Activity> Among the lines of the records, find all that carry the word "vrow" and copy them.

..............................

diff --git a/patchperpix_amd/backend.py b/patchperpix_amd/backend.py
--- a/patchperpix_amd/backend.py
+++ b/patchperpix_amd/backend.py
@@ -104,6 +104,8 @@
                                         ctypes.POINTER(Box), ctypes.POINTER(Params),
                                         ctypes.c_void_p]),
     "ppp_rank_workspace_bytes": (ctypes.c_int64, [ctypes.POINTER(Box), ctypes.POINTER(Params)]),
+    "ppp_rank_wg_plan": (ctypes.c_int, [ctypes.POINTER(Box), ctypes.POINTER(Params), ctypes.c_int, ctypes.c_int,
+                                        ctypes.POINTER(ctypes.c_int32)]),
     "ppp_rank_patches_vm": (ctypes.c_int, [ctypes.c_void_p, ctypes.c_int, ctypes.c_void_p,
                                            ctypes.c_void_p, ctypes.c_void_p, ctypes.POINTER(Box),
                                            ctypes.c_void_p, ctypes.POINTER(Params), ctypes.c_void_p]),
@@ -815,6 +817,14 @@
     return out
 
 
+def rank_wg_plan(P, score_box=None, resident_per_cu=0, cus_per_xcd=0):
+    box = None if score_box is None else ctypes.byref(Box(*[int(v) for v in score_box]))
+    out = (ctypes.c_int32 * 8)()
+    check(lib().ppp_rank_wg_plan(box, ctypes.byref(P), int(resident_per_cu), int(cus_per_xcd), out))
+    return dict(tile=(out[0], out[1], out[2]), tz_step=out[3], tiles=out[4], splits=out[5], slots=out[6],
+                ranges="weight" if out[7] else "count")
+
+
 def rank_vm_available(P):
     if os.environ.get("PPP_RANK", "vm") != "vm":
         return False
diff --git a/patchperpix_amd/csrc/ppp_api.hip b/patchperpix_amd/csrc/ppp_api.hip
--- a/patchperpix_amd/csrc/ppp_api.hip
+++ b/patchperpix_amd/csrc/ppp_api.hip
@@ -321,6 +321,19 @@
     return (int64_t)ppp::rank_vm_workspace_bytes(sb, G);
 }
 
+int ppp_rank_wg_plan(const ppp_box *score_box, const ppp_params *p, int resident_per_cu, int cus_per_xcd, int32_t *plan) {
+    ppp::Geo G;
+    PPP_TRY(make_geo(p, &G));
+    if (!plan) return fail(PPP_ERR_INVALID_ARG, "NULL pointer argument");
+    if (!ppp::rank_wg_supported(G))
+        return fail(PPP_ERR_UNSUPPORTED, "ppp_rank_wg_plan: the workgroup-per-tile kernel does not serve these parameters");
+    ppp_box sb;
+    PPP_TRY(rank_box(score_box, p, G, &sb));
+    if (resident_per_cu <= 0 || cus_per_xcd <= 0) PPP_TRY(need_device());
+    ppp::rank_wg_plan(sb, G, resident_per_cu, cus_per_xcd, plan);
+    return PPP_OK;
+}
+
 #ifdef PPP_RW_STAMPS
 extern "C" int64_t ppp_rank_wg_stamps_offset(const ppp_box *score_box, const ppp_params *p) {
     ppp::Geo G;
diff --git a/patchperpix_amd/csrc/ppp_kernels.hpp b/patchperpix_amd/csrc/ppp_kernels.hpp
--- a/patchperpix_amd/csrc/ppp_kernels.hpp
+++ b/patchperpix_amd/csrc/ppp_kernels.hpp
@@ -65,6 +65,7 @@
                           const ppp_box &sb, void *work, const Geo &G, hipStream_t s);
 bool rank_wg_supported(const Geo &G);
 size_t rank_wg_workspace_bytes(const ppp_box &sb, const Geo &G);
+void rank_wg_plan(const ppp_box &sb, const Geo &G, int resident_per_cu, int cus_per_xcd, int32_t out[8]);
 #ifdef PPP_RW_STAMPS
 size_t rank_wg_stamps_offset(const ppp_box &sb, const Geo &G);
 #endif
diff --git a/patchperpix_amd/csrc/ppp_rank_wg.hip b/patchperpix_amd/csrc/ppp_rank_wg.hip
--- a/patchperpix_amd/csrc/ppp_rank_wg.hip
+++ b/patchperpix_amd/csrc/ppp_rank_wg.hip
@@ -73,10 +73,10 @@
     return out;
 }
 
-template <typename T>
+template <typename T, int P>
 __global__ void __launch_bounds__(256)
-    rank_masks_il_kernel(const T *__restrict__ pred, const uint8_t *__restrict__ ov, const ppp_box sb,
-                         uint32_t *__restrict__ M, uint32_t *__restrict__ info,
+    rank_masks_il_kernel(const T *__restrict__ pred, const uint8_t *__restrict__ ov, const uint8_t *__restrict__ valid_v,
+                         const ppp_box sb, uint32_t *__restrict__ M, uint32_t *__restrict__ info,
                          float *__restrict__ score, const int *__restrict__ any_e, const Geo G) {
     if (any_e && *any_e == 0) return;
     const int sX = sb.x1 - sb.x0, sY = sb.y1 - sb.y0, sZ = sb.z1 - sb.z0;
@@ -96,6 +96,29 @@
         const long long q0 = rw_mask_quad0(t / sX, (int)(t % sX), sX, rw_mask_words(G.C) / 4);
         unsigned nP = 0, nV = 0;
         int r = 0;
+        if constexpr (P != 0) {
+            constexpr int R = P / 2, C = P * P * P;
+            uint32_t p = 0, n = 0;
+            for (int dz = 0; dz < P; ++dz)
+                for (int dy = 0; dy < P; ++dy) {
+                    const uint8_t *vrow = valid_v + vox(G, cz + dz - R, cy + dy - R, cx - R);
+#pragma unroll
+                    for (int dx = 0; dx < P; ++dx, ++r) {
+                        const bool valid = vrow[dx] != 0;
+                        const float val = ldf(pred, (long long)r * G.V + lc);
+                        const int b = r & 15;
+                        if (valid) ++nV;
+                        if (valid && val > G.th_gt) p |= 1u << b;
+                        if (valid && val < G.bg_lt) n |= 1u << b;
+                        if (b == 15 || r == C - 1) {
+                            const int w = r >> 4;
+                            M[(q0 + (long long)(w >> 2) * RW_QSTRIDE) * 4 + (w & 3)] = interleave16(p, n);
+                            nP += __popc(p);
+                            p = n = 0;
+                        }
+                    }
+                }
+        } else
         for (int w = 0; w < words16; ++w) {
             uint32_t p = 0, n = 0;
             for (int b = 0; b < 16 && r < G.C; ++b, ++r) {
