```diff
@@ -312,9 +312,9 @@
                 f.envw && f.env_split ? " + a pass wave for the running episode's context" : "",
                 f.block, f.envw ? f.env_lds : f.lds_bytes, f.pstride);
         fprintf(stderr, "[windgym] plan: res %d block %d gl %d rec_il %d target_chunk %d lf_cap %d lds_bytes %d | envw %d env_wpe %d env_split %d env_fused %d "
-                        "env_lds %d env_off_tab %d | sums_mode %d first_obs %d reset_launches %d\n",
-                f.res, f.block, f.gl, f.rec_il, f.target_chunk, f.lf_cap, f.lds_bytes, f.envw, f.env_wpe, f.env_split, f.env_fused, f.env_lds,
-                f.env_off_tab, h->p.sums_mode, h->plan.first_obs, h->plan.reset_launches);
+                        "env_share %d env_lds %d env_off_tab %d | sums_mode %d first_obs %d reset_launches %d\n",
+                f.res, f.block, f.gl, f.rec_il, f.target_chunk, f.lf_cap, f.lds_bytes, f.envw, f.env_wpe, f.env_split, f.env_fused, f.env_share,
+                f.env_lds, f.env_off_tab, h->p.sums_mode, h->plan.first_obs, h->plan.reset_launches);
     }
     *out = owner.release();
     return 0;
diff --git a/windgym_amd/csrc/wg_env.hip b/windgym_amd/csrc/wg_env.hip
--- a/windgym_amd/csrc/wg_env.hip
+++ b/windgym_amd/csrc/wg_env.hip
@@ -50,6 +50,48 @@
     return __shfl(s, k << 5, 64);
 }
 
+static __device__ __forceinline__ void env_clone_dev(char* const smem, const int kd, const int N, const int P, const double dt_d,
+                                                               float* const py_env, unsigned* const ra_env, const unsigned src,
+                                                               const unsigned dst, const int lane) {
+    float4* const Lsrc4 = reinterpret_cast<float4*>(smem + WG_ENV_OFF_SRC4);
+    int4* const Lring = reinterpret_cast<int4*>(smem + WG_ENV_OFF_RING);
+    float2* const Lsrc2 = reinterpret_cast<float2*>(smem + WG_ENV_OFF_SRC2);
+    EnvSlotLds* const SL = reinterpret_cast<EnvSlotLds*>(smem + WG_ENV_OFF_SL);
+    const int ga = (kd - 1) * N, gb = kd * N;
+    const int4 last = Lring[ga + N - 1];
+    const int nq = (last.x + last.y) >> 2;
+    {
+        const float4* const ps = reinterpret_cast<const float4*>(py_env + src);
+        float4* const pd = reinterpret_cast<float4*>(py_env + dst);
+        const uint4* const rs = reinterpret_cast<const uint4*>(ra_env + 2 * (size_t)src);
+        uint4* const rd = reinterpret_cast<uint4*>(ra_env + 2 * (size_t)dst);
+#pragma unroll 2
+        for (int q = lane; q < nq; q += 64) {
+            const float4 y = ps[q];
+            const uint4 r0 = rs[q], r1 = rs[q + nq];
+            pd[q] = y; rd[q] = r0; rd[q + nq] = r1;
+        }
+    }
+    if (lane < N) {
+        Lsrc4[gb + lane] = Lsrc4[ga + lane];
+        Lsrc2[gb + lane] = Lsrc2[ga + lane];
+        Lring[gb + lane].z = Lring[ga + lane].z;
+    }
+    if (lane == 0) {
+        const EnvSlotLds& a = SL[kd - 1];
+        EnvSlotLds& b = SL[kd];
+        b.n_valid = a.n_valid; b.n_emitted = a.n_emitted; b.s_off = a.s_off;
+        b.dev_rem = 0; b.sub = 0;
+        b.budget = a.budget;
+        double tm = a.c_time;
+        for (int i = 0; i < a.n_flow; ++i) tm += dt_d;
+        b.c_time = tm;
+        int hd = a.c_head + (int)((a.n_emitted - a.n_emitted0) % (unsigned)P); if (hd >= P) hd -= P;
+        b.c_head = hd; b.n_emitted0 = a.n_emitted;
+        b.c_istep = a.c_istep + (unsigned)a.n_flow;
+    }
+}
+
 template <bool NOISE, int WPE, int GLUE, int SPLIT>
 __device__ __forceinline__ void env_flow(char* const smem, char* const smem_pass, float* const zone, const int wv, const int role, const int mode,
                                          const float* __restrict__ actions, const uint8_t* __restrict__ mask, const int chunk, EnvFlowOut& out) {
@@ -84,6 +126,7 @@
     typedef const __attribute__((address_space(4))) WgEnv* CEnvPtr;
     int env_live;
     bool role_live = false, role_dev = false, defer_init = false, split_on = false;
+    bool parked = false;
     float yaw, tu, tti, oyaw;
     {
         const KArgsPtr k0 = wg_cold_args();
@@ -171,6 +214,7 @@
         const bool is_live_c = (c == env_live);
         const int autoreset = k0->p.autoreset;
         int budget = 0;
+        long plan_left = 0;
         if (mode == WG_MODE_STEP) {
             role_live = is_live_c && !env_done;
             role_dev = !is_live_c && autoreset != 0;
@@ -193,18 +237,32 @@
                 const int dev0 = __shfl(dev_rem, WPE == 2 ? 0 : (env_live ^ 1) * F * N, 64);
                 budget = wg_shadow_share(dev0 + gp.K * fill_max, total - env_steps_done, env_steps_done, e);
                 budget = wg_shadow_share(dev_rem + gp.K * fill_rem, total - env_steps_done, env_steps_done, e, farm ? 0x80000000u : 0u);
+                plan_left = total - env_steps_done;
             } else {
                 const int inc = k0->p.env_inc;
                 const long total = (long)((env_time_max_live + inc - 1) / inc) + 1;
                 budget = role_dev ? wg_shadow_share(dev_rem + k0->p.K * fill_rem, total - env_steps_done, env_steps_done, e, farm ? 0x80000000u : 0u) : 0;
+                plan_left = total - env_steps_done;
             }
         } else {
             role_dev = is_live_c && !masked_out;
             budget = chunk;
         }
+        bool clone_here = false;
+        if (k0->p.env_share) {
+            const int dev_a = __shfl(dev_rem, (tid - N) & 63, 64);
+            parked = valid && role_dev && farm == 1 && dev_rem > 0 && c_istep == 0u && dev_a > 0;
+            const int twin_fill = __shfl(parked ? fill_rem + 1 : 0, (tid + N) & 63, 64);
+            const bool lead = valid && role_dev && farm == 0 && twin_fill > 0;
+            if (lead && mode == WG_MODE_STEP && !defer_init)
+                budget = wg_shadow_share(dev_rem + k0->p.K * max(fill_rem, twin_fill - 1), plan_left, env_steps_done, e);
+            if (parked) budget = 0;
+            clone_here = lead && budget >= dev_rem;
+        }
         if (SPLIT) {
             const bool two = valid && role_dev && budget >= 2;
-            split_on = mode == WG_MODE_STEP && k0->p.K == 1 && (is_live_c || (SPLIT == 2 && !out.bg_init_pending)) && !defer_init && !__ballot(two);
+            split_on = mode == WG_MODE_STEP && k0->p.K == 1 && (is_live_c || (SPLIT == 2 && !out.bg_init_pending)) && !defer_init && !__ballot(two) &&
+                       !__ballot(clone_here);
             if (role == 1 && !split_on) return;
         }
         if (WPE == 2 && valid && t == 0) {
@@ -283,6 +341,27 @@
     for (int round = 0;; ++round) {
         bool stepping, is_dev;
         int sub, K;
+        if (__ballot(parked)) {
+            bool due = parked && SL[k - 1].dev_rem == 0;
+            unsigned long long due_m = __ballot(due);
+            if (due_m) {
+                full_barrier<64>();
+                const KArgsPtr kc = wg_cold_args();
+                const unsigned pstride = (unsigned)kc->p.pstride;
+                const size_t pb_env = (size_t)(e * 2 * F + kbase) * pstride;
+                const int src_lane = (tid - N) & 63;
+                const float c_tu = __shfl(tu, src_lane, 64), c_tti = __shfl(tti, src_lane, 64), c_pw = __shfl(tpow, src_lane, 64);
+                const float c_ct = __shfl(tct, src_lane, 64), c_cg = __shfl(cg, src_lane, 64);
+                if (due) { tu = c_tu; tti = c_tti; tpow = c_pw; tct = c_ct; cg = c_cg; stepped = true; parked = false; }
+                while (due_m) {
+                    const int kd = __builtin_amdgcn_readlane(k, __builtin_ctzll(due_m));
+                    env_clone_dev(smem, kd, N, kc->p.P, kc->p.dt_d, kc->d.py + pb_env, kc->d.rec_a + 2 * pb_env, (unsigned)(kd - 1) * pstride,
+                                  (unsigned)kd * pstride, tid);
+                    due_m &= ~(((1ull << N) - 1ull) << (kd * N));
+                }
+                lds_barrier<64>();
+            }
+        }
         {
             const KArgsPtr kr = wg_cold_args();
             K = kr->p.K;
diff --git a/windgym_amd/csrc/wg_flow.h b/windgym_amd/csrc/wg_flow.h
--- a/windgym_amd/csrc/wg_flow.h
+++ b/windgym_amd/csrc/wg_flow.h
@@ -46,6 +46,7 @@
     int env_inc;
     float env_eps_max;
     float dt, D, inv_D, hub, dpart_f, R_rot, inv_N, inv_S, inv_P;
+    int env_share;
     double dt_d, dpart, inv_dpart;
     float yaw_min, yaw_max, yaw_step;
     float ka, kb, eps0, hill, tia, tib, tic, tid;
diff --git a/windgym_amd/csrc/wg_plan.h b/windgym_amd/csrc/wg_plan.h
--- a/windgym_amd/csrc/wg_plan.h
+++ b/windgym_amd/csrc/wg_plan.h
@@ -15,7 +15,7 @@
     int v = 0;
 };
 struct WgHooks {
-    WgHookInt flow_block, flow_res, flow_env, env_wpe, env_split, step_fused, sums, lds_pad, lf_cap, pstride_pad, step_graph;
+    WgHookInt flow_block, flow_res, flow_env, env_wpe, env_split, step_fused, sums, lds_pad, lf_cap, pstride_pad, step_graph, share_dev;
     bool first_obs_gl_only = false, no_box8 = false, debug = false, timeline = false;
     std::string timeline_out;
 };
@@ -367,6 +367,8 @@
     f.env_split = (split_ok && p.B <= 1024 && qf >= 256) ? (p.B <= 512 ? 2 : 1) : 0;
     if (hk.env_split.set) f.env_split = (hk.env_split.v != 0 && split_ok && p.B <= 2048) ? (hk.env_split.v == 2 ? 2 : 1) : 0;
     if (envb_ok) f.env_wpe = envb_wpe;
+    f.env_share = (f.envw && env_ok && p.F == 2) ? 1 : 0;
+    if (hk.share_dev.set && hk.share_dev.v == 0) f.env_share = 0;
     const bool gen = p.turb_ti || p.farm_ti || p.farm_obs > 0 || (p.sum_mask_f | p.cur_mask_f) != 0;
     f.env_fused = (f.envw && p.sums_mode && !gen && p.power_avg <= 64) ? 1 : 0;
     if (hk.step_fused.set) f.env_fused = (f.env_fused && hk.step_fused.v != 0) ? 1 : 0;
```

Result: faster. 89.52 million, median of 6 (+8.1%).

..............................

Output for this exercise>
+                    const uint8_t *vrow = valid_v + vox(G, cz + dz - R, cy + dy - R, cx - R);
+                        const bool valid = vrow[dx] != 0;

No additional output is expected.